TO DO: Copy each line of the data below in which the word "total" can be found.

SUPPLIED ENTRIES:

--- START ---

+                }
+            }
+        }
+    }
+}
+
+template <class Op>
+__global__ __launch_bounds__(256) void band_short_kernel(const Op op, const TileDev* __restrict__ tiles, int ntiles) {
+    const TileDev t = tiles[blockIdx.x];
+    const BandDev b = op.bands[t.group];
+    const int nc = (2 * b.Lg + 15) >> 4;
+    if (nc == 2) band_short_body<2>(op, b, t.group, t.m0);
+    else if (nc == 3) band_short_body<3>(op, b, t.group, t.m0);
+    else band_short_body<1>(op, b, t.group, t.m0);
+}
+
+}
diff --git a/xumx_slicq_amd/csrc/cdae.hip b/xumx_slicq_amd/csrc/cdae.hip
--- a/xumx_slicq_amd/csrc/cdae.hip
+++ b/xumx_slicq_amd/csrc/cdae.hip
@@ -898,7 +898,8 @@
 }
 
 int xsq_model_set_winograd(xsq_model* Mo, int on) {
-    XSQ_REQUIRE(Mo && on >= 0 && on <= 15, "xsq_model_set_winograd: null model or mask %d (1 = layers 2 / 3 Winograd F(2, 4), 2 / 4 = layer 1 / 4 F(2, 2), 8 = F(4, 4) for long rows)", on);
+    XSQ_REQUIRE(Mo && on >= 0 && on <= 31, "xsq_model_set_winograd: null model or mask %d (1 = layers 2 / 3 Winograd F(2, 4), 2 / 4 = layer 1 / 4 F(2, 2), 8 = F(4, 4) for long rows, "
+                "16 = layers 3 / 4 visit their dead border taps)", on);
     XSQ_REQUIRE(!(on & 8) || Mo->wino4, "xsq_model_set_winograd: bit 8 (F(4, 4)) needs a model created with XSQ_WINO4=1 in the environment");
     Mo->winograd = on;
     return XSQ_OK;
@@ -944,7 +945,9 @@
     return bf3 ? cdae_slab_kernel<TRANSPOSED, 1> : bf6 ? cdae_slab_kernel<TRANSPOSED, 2> : cdae_slab_kernel<TRANSPOSED, 3, true>;
 }
 
-int cdae_launch_layer(xsq_model* Mo, int layer, const CdaeArgs& a, hipStream_t stream, const char* prof_name) {
+int cdae_launch_layer(xsq_model* Mo, int layer, const CdaeArgs& args, hipStream_t stream, const char* prof_name) {
+    CdaeArgs a = args;
+    a.all_taps = (Mo->winograd & 16) ? 1 : 0;
     if (layer == 1 || layer == 4)
         for (const CdaeBlockDev& d : Mo->blocks)
             XSQ_REQUIRE(std::max((int64_t)4 * 2 * a.Bn * d.F * a.S * d.T, layer == 4 ? (int64_t)4 * CS * a.Bn * a.T1 * d.F1 : 0) < ((int64_t)1 << 30),
diff --git a/xumx_slicq_amd/csrc/cdae_api.h b/xumx_slicq_amd/csrc/cdae_api.h
--- a/xumx_slicq_amd/csrc/cdae_api.h
+++ b/xumx_slicq_amd/csrc/cdae_api.h
@@ -72,6 +72,7 @@
     int split = 0;
     const float* poolB = nullptr;
     const float* upool = nullptr;
+    int all_taps = 0;
 };
 
 
diff --git a/xumx_slicq_amd/csrc/cdae_l4f.h b/xumx_slicq_amd/csrc/cdae_l4f.h
--- a/xumx_slicq_amd/csrc/cdae_l4f.h
+++ b/xumx_slicq_amd/csrc/cdae_l4f.h
@@ -240,16 +240,23 @@
         return;
     }
     if constexpr (NCB <= 2) {
+        int df_lo = 0, df_hi = kf - 1;
+        if (!a.all_taps) {
+            const int R0 = t.Q0 / P, R1 = (min(t.Q0 + L4_PAIRS, a.Bn * F * P) - 1) / P;
+            const int b0 = R0 / F, b1 = R1 / F;
+            const int lo = max(0, R0 - b0 * F - F1 + 1), hi = min(kf - 1, R1 - b1 * F);
+            if (b0 == b1 && lo <= hi) { df_lo = lo; df_hi = hi; }
+        }
         Ops o;
         const Pair pr = pair_of(0);
         clear_acc();
-        load_b(0);
-        load_a(o, addr_of(pr, 0));
-        for (int df = 0; df < kf; ++df) {
-            if (df > 0) __syncthreads();
+        load_b(df_lo);
+        load_a(o, addr_of(pr, df_lo));
+        for (int df = df_lo; df <= df_hi; ++df) {
+            if (df > df_lo) __syncthreads();
             store_b();
             __syncthreads();
-            const bool more = df + 1 < kf;
+            const bool more = df < df_hi;
             if (more) load_b(df + 1);
             contract(o, addr_of(pr, more ? df + 1 : df), more);
         }
diff --git a/xumx_slicq_amd/csrc/cdae_slab.h b/xumx_slicq_amd/csrc/cdae_slab.h
--- a/xumx_slicq_amd/csrc/cdae_slab.h
+++ b/xumx_slicq_amd/csrc/cdae_slab.h
@@ -228,8 +228,16 @@
     if (a_base == -12345 || a16_base[0] == -12345 || a16_base[1] == -12345 || s_p0 == -12345) __builtin_trap();
     if (TRANSPOSED && tid == 0 && blockIdx.x < SLAB_STAMP_TILES) g_slab_stamps[blockIdx.x * 8 + 7] = __builtin_amdgcn_s_memrealtime();
 #endif
-    load_slab(0);
-    load_b(0, 0, 0);
+    int df_lo = 0, df_hi = kf - 1;
+    if (TRANSPOSED && !a.all_taps) {
+        int last = 0;
+#pragma unroll
+        for (int i = 1; i < SLAB_MAXSEG; ++i) last += (i * To - t0 < nrows && f0 + i < Fo) ? 1 : 0;
+        const int lo = max(0, f0 - Fi + 1), hi = min(kf - 1, f0 + last);
+        if (lo <= hi) { df_lo = lo; df_hi = hi; }
+    }
+    load_slab(df_lo);
+    load_b(0, df_lo, 0);
     XSQ_SS2(1);
 #if XSQ_SLAB_STAMP
     if (sa[0].x == 1.2345e-30f) __builtin_trap();
@@ -240,9 +248,9 @@
 #if XSQ_SLAB_STAMP
     stamp_loads = false;
 #endif
-    load_b(1, 0, 1);
-    load_b(0, 0, 2);
-    if (kf > 1 && !LATE) load_slab(1);
+    load_b(1, df_lo, 1);
+    load_b(0, df_lo, 2);
+    if (df_lo < df_hi && !LATE) load_slab(df_lo + 1);
 #if XSQ_SLAB_PROLOGUE_PRIO
     __builtin_amdgcn_s_setprio(0);
 #endif
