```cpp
extern "C" int mgl_debug_dump(mgl_sa* sa, uint32_t what, void* out, size_t cap_bytes, size_t* bytes)
{
	if (!sa || !out || !bytes) return fail(MGL_EINVAL, "null argument");
	if (!sa->incremental && what != 21 && what != 22) return fail(MGL_EINVAL, "mgl_debug_dump: handle runs the full-walk engine");
	HIPCHK(hipSetDevice(sa->device));
	HIPCHK(hipStreamSynchronize(sa->stream));
	const Base2& b = sa->b2;
	const void* src = nullptr;
	size_t sz = 0;
	uint32_t top = 0;
	if (sa->incremental) HIPCHK(hipMemcpy(&top, b.pool_top, sizeof top, hipMemcpyDeviceToHost));
	switch (what) {
	case 0: src = b.ch_off; sz = sizeof(uint32_t) * sa->ctx.L.total; break;
	case 1: src = b.ch_len; sz = sizeof(uint32_t) * sa->ctx.L.total; break;
	case 2: src = b.ch_pos; sz = sizeof(uint32_t) * (size_t)top; break;
	case 3: src = b.ch_ev; sz = sizeof(uint16_t) * (size_t)top; break;
	case 4: src = b.onwalk; sz = sizeof(uint64_t) * b.nw0; break;
	case 5: src = b.sp0; sz = sizeof(uint64_t) * b.nw0; break;
	case 6: src = b.sp_state; sz = sizeof(uint32_t) * 8 * (size_t)sa->n; break;
	case 7: src = b.ck_probs; sz = sizeof(uint16_t) * (size_t)b.nck * b.ck_elems; break;
	case 8: src = b.ch_cap; sz = sizeof(uint32_t) * sa->ctx.L.total; break;
	case 9: src = sa->d_prof; sz = sa->d_prof ? sizeof(unsigned long long) * (32 + sa->cfg.neighbours_per_step) : 0; break;
	case 80: {
		const uint64_t v[3] = { sa->batch_accepts, sa->batch_fallbacks, sa->batch_early_giveups };
		*bytes = sizeof v;
		if (cap_bytes >= sizeof v) memcpy(out, v, sizeof v);
		return MGL_OK;
	}
	case 84: src = sa->lim.why; sz = sizeof(uint32_t); break;
	case 85: src = b.pool_top; sz = sizeof(uint32_t); break;
	case 83: src = b.ch_sb; sz = sizeof(uint32_t) * (size_t)b.ck_elems * b.sb_stride; break;
	case 81: src = sa->batch.hdr; sz = sizeof(uint32_t) * 16; break;
	case 82: src = sa->batch.acc; sz = sizeof(long long) * 4; break;
	case 10: src = sa->d_counts + 8; sz = sizeof(uint32_t) * 4; break;
	case 14: src = sa->ab.hdr; sz = sa->ab.hdr ? sizeof(uint32_t) * 16 : 0; break;
	case 16: src = sa->base.ctl; sz = sizeof(Control); break;
	case 15: src = sa->d_pickrec; sz = sa->d_pickrec ? sizeof(uint4) * sa->cfg.neighbours_per_step : 0; break;
	case 18: src = sa->d_quad_pos; sz = sizeof(uint32_t) * (sa->n - 1); break;
	case 19: src = sa->d_quad_nx; sz = sizeof(uint16_t) * (sa->n - 1); break;
	case 12: src = sa->d_bucket_off; sz = sizeof(uint32_t) * 65537; break;
	case 13: src = sa->d_bucket_pos; sz = sizeof(uint32_t) * (sa->n - 1); break;
	case 30: case 31: case 32: case 33: case 34: case 35: src = sa->d_xpos[what - 30]; sz = sizeof(uint32_t) * (sa->n - 1); break;
	case 40: case 41: case 42: case 43: case 44: case 45: src = sa->d_xrank[what - 40]; sz = src ? sizeof(uint32_t) * (sa->n - 1) : 0; break;
	case 50: case 51: case 52: case 53: case 54: case 55: src = sa->d_xrun[what - 50]; sz = src ? sizeof(uint32_t) * (sa->n - 1) : 0; break;
	case 60: case 61: case 62: case 63: case 64: case 65: src = sa->d_xnxb[what - 60]; sz = sa->n - 1; break;
	case 70: src = sa->d_oct_pos; sz = sizeof(uint32_t) * (sa->n - 1); break;
	case 71: src = sa->d_oct_rank; sz = sizeof(uint32_t) * (sa->n - 1); break;
	case 72: src = sa->d_oct_run; sz = sizeof(uint32_t) * (sa->n - 1); break;
	case 73: src = sa->d_oct_nx8; sz = sizeof(uint64_t) * (sa->n - 1); break;
	case 74: src = sa->d_hex_pos; sz = sizeof(uint32_t) * (sa->n - 1); break;
	case 75: src = sa->d_hex_rank; sz = sizeof(uint32_t) * (sa->n - 1); break;
	case 76: src = sa->d_hex_run; sz = sizeof(uint32_t) * (sa->n - 1); break;
	case 77: src = sa->d_hex_nx8; sz = sizeof(uint64_t) * (sa->n - 1); break;
	case 22: src = sa->nbr.win2; sz = sizeof(uint32_t) * sa->cfg.neighbours_per_step; break;
	case 21: src = sa->nbr.win; sz = sizeof(uint32_t) * 2 * sa->cfg.neighbours_per_step; break;
	case 11: src = sa->pb.acc; sz = sa->pb.acc ? sizeof(unsigned long long) * 8 : 0; break;
	default: return fail(MGL_EINVAL, "mgl_debug_dump: unknown selector");
	}
	*bytes = sz;
	if (sz > cap_bytes) return fail(MGL_ERANGE, "mgl_debug_dump: buffer too small");
	HIPCHK(hipMemcpy(out, src, sz, hipMemcpyDeviceToHost));
	if (what == 84) HIPCHK(hipMemset(sa->lim.why, 0, sizeof(uint32_t)));
	return MGL_OK;
}

extern "C" int mgl_debug_set(mgl_sa* sa, uint32_t key, uint64_t value)
{
	if (sa && key == 5) {
		sa->force_batch_late = (uint32_t)(value >> 32);
		sa->force_batch_fail = (uint32_t)value;
		if (sa->force_batch_late && !sa->force_batch_fail) sa->force_batch_fail = 1;
		return MGL_OK;
	}
	if (sa && key == 6) {
		const uint32_t id = (uint32_t)(value & 0xFFu);
		const uint64_t v = value >> 8;
		if (!sa->incremental || !sa->lim.why) return fail(MGL_EINVAL, "mgl_debug_set: no in-place accept on this handle");
		HIPCHK(hipSetDevice(sa->device));
		HIPCHK(hipStreamSynchronize(sa->stream));
		if (id == 0) {
			if (v) return fail(MGL_EINVAL, "mgl_debug_set: limit id 0 takes value 0 (restore the defaults)");
			for (uint32_t i = 1; i < MGL_LIM_COUNT; i++) sa->lim.v[i] = i == MGL_LIM_SOFT_REACH ? 0u : sa->lim_max.v[i];
		} else {
			if (id >= MGL_LIM_COUNT || v > sa->lim_max.v[id]) return fail(MGL_EINVAL, "mgl_debug_set: unknown limit, or a value above the compiled / allocated one");
			sa->lim.v[id] = (uint32_t)v;
		}
		HIPCHK(hipMemset(sa->lim.why, 0, sizeof(uint32_t)));
		return MGL_OK;
	}
	if (sa && key == 4) {
		if (!sa->d_traffic) return fail(MGL_EINVAL, "mgl_debug_set: no split neighbour evaluation on this handle");
		sa->count_traffic = value != 0;
		return MGL_OK;
	}
	if (!sa) return fail(MGL_EINVAL, "null handle");
	if (key == 0) { sa->ctx.diag_stop = (uint32_t)value; return MGL_OK; }
	if (key == 1) { sa->pb.force_fix = (uint32_t)value; return MGL_OK; }
	if (key == 2) {
		if (value < 8 || value > sa->chg_cap || (value & 7u)) return fail(MGL_EINVAL, "mgl_debug_set: list capacity must be a multiple of 8 within the allocated one");
		sa->big.chg_cap = (uint32_t)value;
		return MGL_OK;
	}
	if (key == 3) { sa->force_rollbacks = (uint32_t)value; return MGL_OK; }
	return fail(MGL_EINVAL, "mgl_debug_set: unknown key");
}

#include "mgl_exchange.inc"
```

### megalania_amd/csrc/mgl_kernels2.hip

```cpp
#include "mgl_base2.h"


struct BitAcc {
	uint32_t word;
	uint64_t bits;
};
__device__ __forceinline__ void bitacc_move(BitAcc& a, uint64_t* arr, uint32_t new_word, uint32_t lane)
{
	if (new_word == a.word) return;
	if (lane == 0) arr[a.word] = a.bits;
	for (uint32_t z = a.word + 1 + lane; z < new_word; z += 64) arr[z] = 0;
	a.word = new_word; a.bits = 0;
}

__device__ void build_body(const DevCtx& c, const Base2& b, Control* ctl, int check_cost)
{
	extern __shared__ __attribute__((aligned(16))) unsigned char smem[];
	uint16_t* T = (uint16_t*)smem;
	uint16_t* probs = (uint16_t*)(smem + 4096);
	uint32_t* cnt = (uint32_t*)(smem + 4096 + (size_t)b.ck_elems * 2);
	uint32_t* off = cnt + b.ck_elems;
	const uint32_t lane = threadIdx.x;
	const uint32_t total = c.L.total;
	if (check_cost && !ctl->accepted_flag) return;
// ... 417 lines not shown
	if (!p.acc) return;
	const unsigned long long now = __builtin_readcyclecounter();
	if (lane == 0) { atomicAdd(&p.acc[phase], now - p.t); atomicAdd(&p.acc[8 + phase], 1ull); atomicMax(&p.acc[16 + phase], now - p.t); }
	p.t = __builtin_readcyclecounter();
}

struct Win {
	uint32_t base;
	mgl_pk pk;
	uint32_t byte;
};
__device__ __forceinline__ void win_cover(Win& w, const DevCtx& c, const mgl_pk* slab, uint32_t pos, uint32_t lane)
{
	const uint32_t base = pos & ~63u;
	if (base != w.base) {
		const uint32_t p = base + lane;
		w.pk = p < c.n ? slab[p] : 0;
		w.byte = c.data[p < c.n ? p : c.n];
		w.base = base;
	}
}
__device__ __forceinline__ mgl_pk win_pk(const Win& w, uint32_t pos) { return rdlane64(w.pk, pos - w.base); }
__device__ __forceinline__ uint32_t win_byte(const Win& w, uint32_t pos) { return rdlane(w.byte, pos - w.base); }

__device__ __forceinline__ void plan_at(const DevCtx& c, const mgl_wstate& st, uint32_t type, uint32_t dist, uint32_t len,
                                        uint32_t byte, mgl_plan& pl)
{
	uint32_t match_byte = 0, prev_byte = 0;
	if (type == MGL_LITERAL) {
		if (st.ctx_state >= 7 && st.dists[0] < st.pos) match_byte = c.data[st.pos - st.dists[0] - 1];
		if (c.L.lc > 0 && st.pos > 0) prev_byte = c.data[st.pos - 1];
	}
	mgl_plan_packet(&c.L, &st, type, dist, len, byte, match_byte, prev_byte, &pl);
}

template <bool INS>
__device__ __forceinline__ uint32_t literal_run_events(const DevCtx& c, Changes& ch, const Win& win, mgl_wstate& st, uint32_t limit, uint32_t lane)
{
	if (st.ctx_state >= 7u) return 0;
	const uint32_t o = st.pos - win.base;
	const unsigned long long lit = __ballot(mgl_pk_type(win.pk) == MGL_LITERAL) >> o;
	uint32_t run = (uint32_t)__ffsll((long long)~lit) - 1u;
	if (~lit == 0ull) run = 64u;
	run = run < 64u - o ? run : 64u - o;
	run = run < limit ? run : limit;
	if (run < 2u) return 0;
	const uint32_t take = run < 7u ? run : 7u;
	uint32_t& n = INS ? ch.n_ins : ch.n_rem;
	if (n + 9u * take > ch.cap) { ch.overflow = true; ch.list_full = true; return take; }
	const uint32_t i = lane / 9u, slot = lane - i * 9u;
	const uint32_t p = st.pos + i;
	const bool active = i < take;
	const uint32_t byte = (uint32_t)__shfl((int)win.byte, (int)((p - win.base) & 63u), 64);
	uint32_t prev_byte = 0;
	if (c.L.lc > 0) {
		const uint32_t wprev = (uint32_t)__shfl((int)win.byte, (int)((p - 1u - win.base) & 63u), 64);
		prev_byte = p == 0 ? 0u : (p - 1u >= win.base ? wprev : (uint32_t)c.data[p - 1u]);
	}
	mgl_wstate sv = st;
	sv.pos = p;
	sv.ctx_state = lit_steps(st.ctx_state, i);
	mgl_plan pl;
	mgl_plan_packet(&c.L, &sv, MGL_LITERAL, 0, 1, byte, 0, prev_byte, &pl);
	if (__ballot(active && pl.nev != 9u)) return 0;
	if (active) {
		uint32_t ctx, bit;
		mgl_plan_event(&pl, slot, &ctx, &bit);
		const uint32_t at = n + i * 9u + slot;
		if (INS) { ch.ins_key[at] = (uint16_t)(ctx | (bit << 15)); ch.ins_pos[at] = p; }
		else { ch.rem_key[at] = (uint16_t)ctx; ch.rem_pos[at] = p; }
	}
	n += 9u * take;
	st.pos += take;
	st.ctx_state = lit_steps(st.ctx_state, take);
	return take;
}

__device__ void model_load(const DevCtx& c, const Base2& b, uint16_t* probs, const uint16_t* T, uint32_t y, uint32_t lane)
{
	const uint32_t ck = y >> MGL_CK2_SHIFT;
	const uint4* src = (const uint4*)(b.ck_probs + (size_t)ck * b.ck_elems);
	uint4* dst = (uint4*)probs;
	const uint32_t n16 = b.ck_elems / 8u;
	for (uint32_t base = 0; base < n16; base += 256u) {
		uint4 r[4];
#pragma unroll
		for (uint32_t u = 0; u < 4; u++) { const uint32_t i = base + u * 64u + lane; if (i < n16) r[u] = src[i]; }
#pragma unroll
		for (uint32_t u = 0; u < 4; u++) { const uint32_t i = base + u * 64u + lane; if (i < n16) dst[i] = r[u]; }
	}
	const uint32_t first = ck << MGL_CK2_SHIFT;
	const uint64_t bits = b.onwalk[first >> 6] & ((y & 63u) ? ((1ull << (y & 63u)) - 1ull) : 0ull) & (~0ull << (first & 63u));
	wave_sync();
	if (bits) {
		const uint32_t start = uni(((first >> 6) << 6) + ctz64(bits));
		Walk w;
		walk_reset(w);
		w.st = uni_state(base_state_at(b, start));
		while (w.st.pos < y) {
			walk_window(w, c, b.slab, lane);
			if (w.st.ctx_state < 7u) {
				const uint32_t o = w.st.pos - w.wbase;
				const unsigned long long lit = __ballot(mgl_pk_type(w.wpk) == MGL_LITERAL) >> o;
				uint32_t run = ~lit == 0ull ? 64u : (uint32_t)__ffsll((long long)~lit) - 1u;
				run = run < 64u - o ? run : 64u - o;
				run = run < y - w.st.pos ? run : y - w.st.pos;
				if (run >= 2u) {
					const uint32_t take = run < 7u ? run : 7u;
					const uint32_t i = lane / 9u, slot = lane - i * 9u, p = w.st.pos + i;
					const bool active = i < take;
					const uint32_t byte = (uint32_t)__shfl((int)w.wbyte, (int)((p - w.wbase) & 63u), 64);
					uint32_t prev_byte = 0;
					if (c.L.lc > 0) {
						const uint32_t wprev = (uint32_t)__shfl((int)w.wbyte, (int)((p - 1u - w.wbase) & 63u), 64);
						prev_byte = p == 0 ? 0u : (p - 1u >= w.wbase ? wprev : (uint32_t)c.data[p - 1u]);
					}
					mgl_wstate sv = w.st;
					sv.pos = p; sv.ctx_state = lit_steps(w.st.ctx_state, i);
					mgl_plan pl;
					mgl_plan_packet(&c.L, &sv, MGL_LITERAL, 0, 1, byte, 0, prev_byte, &pl);
					if (!__ballot(active && pl.nev != 9u)) {
						uint32_t ctx = 0, bit = 0;
						if (active) mgl_plan_event(&pl, slot, &ctx, &bit);
						for (uint32_t r = 0; r < take; r++) {
							if (active && i == r) probs[ctx] = (uint16_t)mgl_prob_update(probs[ctx], bit);
							wave_sync();
						}
						w.st.pos += take; w.st.ctx_state = lit_steps(w.st.ctx_state, take);
						w.packets += take;
						continue;
					}
				}
			}
			const mgl_pk pk = walk_slab_at(w, w.st.pos);
			walk_packet<true>(w, c, probs, T, mgl_pk_type(pk), mgl_pk_dist(pk), mgl_pk_len(pk), lane);
		}
		wave_sync();
	}
}
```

--- END ---

SOLUTION TO THIS TASK:
	case 0: src = b.ch_off; sz = sizeof(uint32_t) * sa->ctx.L.total; break;
	case 1: src = b.ch_len; sz = sizeof(uint32_t) * sa->ctx.L.total; break;
	case 8: src = b.ch_cap; sz = sizeof(uint32_t) * sa->ctx.L.total; break;
	const uint32_t total = c.L.total;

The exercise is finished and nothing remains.